▸ TASK ITEM
Scan the entries below and return each line that contains "active".

*** RECORD EXTRACTS Section Begins ***

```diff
@@ -492,25 +513,29 @@
   D.tprev = &tprev_;
 #endif
   ChainState cst = split_load_state(L.sp, P1, bb.cnt1 + (size_t)g * P1, D.chain, D.LMAX, D.log2CH, bb.used1[g], bb.used1[gm.G + g]);
+  const uint64_t st0 = l1_bound_begin(L.sp, lb, cb);
   __syncthreads();
   uint32_t n_ins = 0;
   int buf = 0;
   TileRaw<TileSuper> raw;
   auto first_of = [&](uint64_t st) -> uint64_t { return (FMT != FMT_SEQBLOCK && st < nsuper) ? a.tile_first[st] : 0; };
-  tile_prefetch<FMT, TileSuper>(raw, a, a.pos0 + (int64_t)blockIdx.x * SUPER_SPAN, tid, first_of(blockIdx.x), blockIdx.x < nsuper);
-  uint64_t next_first = first_of((uint64_t)blockIdx.x + gridDim.x);
+  tile_prefetch<FMT, TileSuper>(raw, a, a.pos0 + (int64_t)st0 * SUPER_SPAN, tid, first_of(st0), st0 < nsuper);
+  uint64_t next_first = first_of(st0 + gridDim.x);
   constexpr int RUNS = SUPER_SPAN / RPOS;
   static_assert(SUPER_SPAN % RPOS == 0, "runs must tile the span");
   constexpr int NROUND = (RUNS + WGB - 1) / WGB;
+  uint64_t st = st0;
   for (int64_t it = -1;; it++) {
-    const uint64_t st = (uint64_t)blockIdx.x + (uint64_t)(it < 0 ? 0 : it) * gridDim.x;
+    st = st0 + (uint64_t)(it < 0 ? 0 : it) * gridDim.x;
     const bool work = it >= 0;
     if (work && st >= nsuper) break;
+    if (work && !l1_bound_go(L.sp)) break;
 #pragma unroll 1
     for (int round = 0; round < NROUND; round++) {
       uint64_t rec[RPOS][NL];
       uint32_t br[RPOS];
       uint32_t total = 0;
+      uint64_t ovf_used = 0;
       if (work) {
       const int run_id = round * WGB + tid;
       const bool active = run_id < RUNS;
@@ -545,6 +570,7 @@
       }
       KC_SPLIT_STAMP(0)
       lds_barrier();
+      if (lb.next && round == NROUND - 1 && tid == 0) ovf_used = l1_ovf_used(cb);
       total = split_stage<NL, RPOS>(
           L.sp, sorted, sbucket, buf, P1,
           [&](int j, uint64_t (&o)[NL]) {
@@ -555,6 +581,7 @@
       }
       if (round == NROUND - 1) {
         const uint64_t nst = work ? st + gridDim.x : st;
+        if (lb.next && work && tid == 0) L.sp.ovf_go = ovf_used <= lb.stop_at ? 1u : 0u;
         tile_encode<FMT, TileSuper>(L.tile, raw, a, a.pos0 + (int64_t)nst * SUPER_SPAN, ctrs, tid, nst < nsuper);
         tile_prefetch<FMT, TileSuper>(raw, a, a.pos0 + (int64_t)(nst + gridDim.x) * SUPER_SPAN, tid, next_first, nst + gridDim.x < nsuper);
         next_first = first_of(nst + 2 * (uint64_t)gridDim.x);
@@ -574,6 +601,7 @@
     bb.used1[g] = min(L.sp.arena_used, gm.A1);
     bb.used1[gm.G + g] = min(L.sp.arena_top, gm.A1);
   }
+  l1_bound_end(lb, cb, st, nsuper);
   for (int o = 32; o > 0; o >>= 1) n_ins += __shfl_down(n_ins, o);
   if (lane_id() == 0 && n_ins) atomicAdd((unsigned long long *)&ctrs[CTR_INSERTED], (unsigned long long)n_ins);
 }
@@ -741,7 +769,7 @@
 
 template <int FMT, bool SH, int KK>
 __global__ __launch_bounds__(WGB) void kc_l1_reads16_kernel(ExtractArgs a, Geom gm, BucketBufs bb, uint64_t nsuper, uint32_t rot, uint64_t *ctrs,
-                                                            uint64_t *cb) {
+                                                            uint64_t *cb, L1Bound lb) {
   extern __shared__ __align__(16) uint8_t smem[];
   L1LDS &L = *reinterpret_cast<L1LDS *>(smem);
   uint32_t *slo = reinterpret_cast<uint32_t *>(smem + ((sizeof(L1LDS) + 15) & ~size_t(15)));
@@ -755,22 +783,24 @@
   D.tprev = &tprev_;
 #endif
   ChainState cst = split_load_state(L.sp, P1, bb.cnt1 + (size_t)g * P1, D.chain, D.LMAX, D.log2CH, bb.used1[g], bb.used1[gm.G + g]);
+  const uint64_t st0 = l1_bound_begin(L.sp, lb, cb);
   __syncthreads();
   uint32_t n_ins = 0;
   int buf = 0;
   TileRaw<TileSuper> raw;
   auto first_of = [&](uint64_t st) -> uint64_t { return (FMT != FMT_SEQBLOCK && st < nsuper) ? a.tile_first[st] : 0; };
-  tile_prefetch<FMT, TileSuper>(raw, a, a.pos0 + (int64_t)blockIdx.x * SUPER_SPAN, tid, first_of(blockIdx.x), blockIdx.x < nsuper);
-  uint64_t next_first = first_of((uint64_t)blockIdx.x + gridDim.x);
+  tile_prefetch<FMT, TileSuper>(raw, a, a.pos0 + (int64_t)st0 * SUPER_SPAN, tid, first_of(st0), st0 < nsuper);
+  uint64_t next_first = first_of(st0 + gridDim.x);
   constexpr int RUNS = SUPER_SPAN / R16;
   {
     const int ft = fresh_tid();
-    tile_encode<FMT, TileSuper>(L.tile, raw, a, a.pos0 + (int64_t)blockIdx.x * SUPER_SPAN, ctrs, ft, blockIdx.x < nsuper);
-    tile_prefetch<FMT, TileSuper>(raw, a, a.pos0 + (int64_t)((uint64_t)blockIdx.x + gridDim.x) * SUPER_SPAN, ft, next_first,
-                                  (uint64_t)blockIdx.x + gridDim.x < nsuper);
-    next_first = first_of((uint64_t)blockIdx.x + 2 * (uint64_t)gridDim.x);
-  }
-  for (uint64_t st = blockIdx.x; st < nsuper; st += gridDim.x) {
+    tile_encode<FMT, TileSuper>(L.tile, raw, a, a.pos0 + (int64_t)st0 * SUPER_SPAN, ctrs, ft, st0 < nsuper);
+    tile_prefetch<FMT, TileSuper>(raw, a, a.pos0 + (int64_t)(st0 + gridDim.x) * SUPER_SPAN, ft, next_first, st0 + gridDim.x < nsuper);
+    next_first = first_of(st0 + 2 * (uint64_t)gridDim.x);
+  }
+  uint64_t st = st0;
+  for (; st < nsuper; st += gridDim.x) {
+    if (!l1_bound_go(L.sp)) break;
     uint32_t lo[R16], br[R16];
     const bool active = tid < RUNS;
     const int lp0 = PRE + (active ? tid : 0) * R16;
@@ -801,10 +831,13 @@
     const int ft = fresh_tid();
     const uint64_t nst = st + gridDim.x;
     tile_encode_clear<TileSuper>(L.tile, raw, ft);
+    uint64_t ovf_used = 0;
+    if (lb.next && ft == 0) ovf_used = l1_ovf_used(cb);
     const uint32_t total = split_stage_pairs(L.sp, slo, sbk, buf, P1, lo, br, D, cst, [&]() {
       tile_encode_fill<FMT, TileSuper>(L.tile, raw, a, a.pos0 + (int64_t)nst * SUPER_SPAN, ctrs, ft, nst < nsuper);
       tile_prefetch<FMT, TileSuper>(raw, a, a.pos0 + (int64_t)(nst + gridDim.x) * SUPER_SPAN, ft, next_first, nst + gridDim.x < nsuper);
       next_first = first_of(nst + 2 * (uint64_t)gridDim.x);
+      if (lb.next && ft == 0) L.sp.ovf_go = ovf_used <= lb.stop_at ? 1u : 0u;
     });
     split_copy_out_pairs(L.sp, slo, sbk, total, D, gm, [&](uint64_t r) {
       const uint64_t rr[1] = {r};
@@ -817,6 +850,7 @@
     bb.used1[g] = min(L.sp.arena_used, gm.A1);
     bb.used1[gm.G + g] = min(L.sp.arena_top, gm.A1);
   }
+  l1_bound_end(lb, cb, st, nsuper);
   for (int o = 32; o > 0; o >>= 1) n_ins += __shfl_down(n_ins, o);
   if (lane_id() == 0 && n_ins) atomicAdd((unsigned long long *)&ctrs[CTR_INSERTED], (unsigned long long)n_ins);
 }
```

*** RECORD EXTRACTS Section Ends ***

▸ TASK SOLUTION
       const bool active = run_id < RUNS;
     const bool active = tid < RUNS;
     const int lp0 = PRE + (active ? tid : 0) * R16;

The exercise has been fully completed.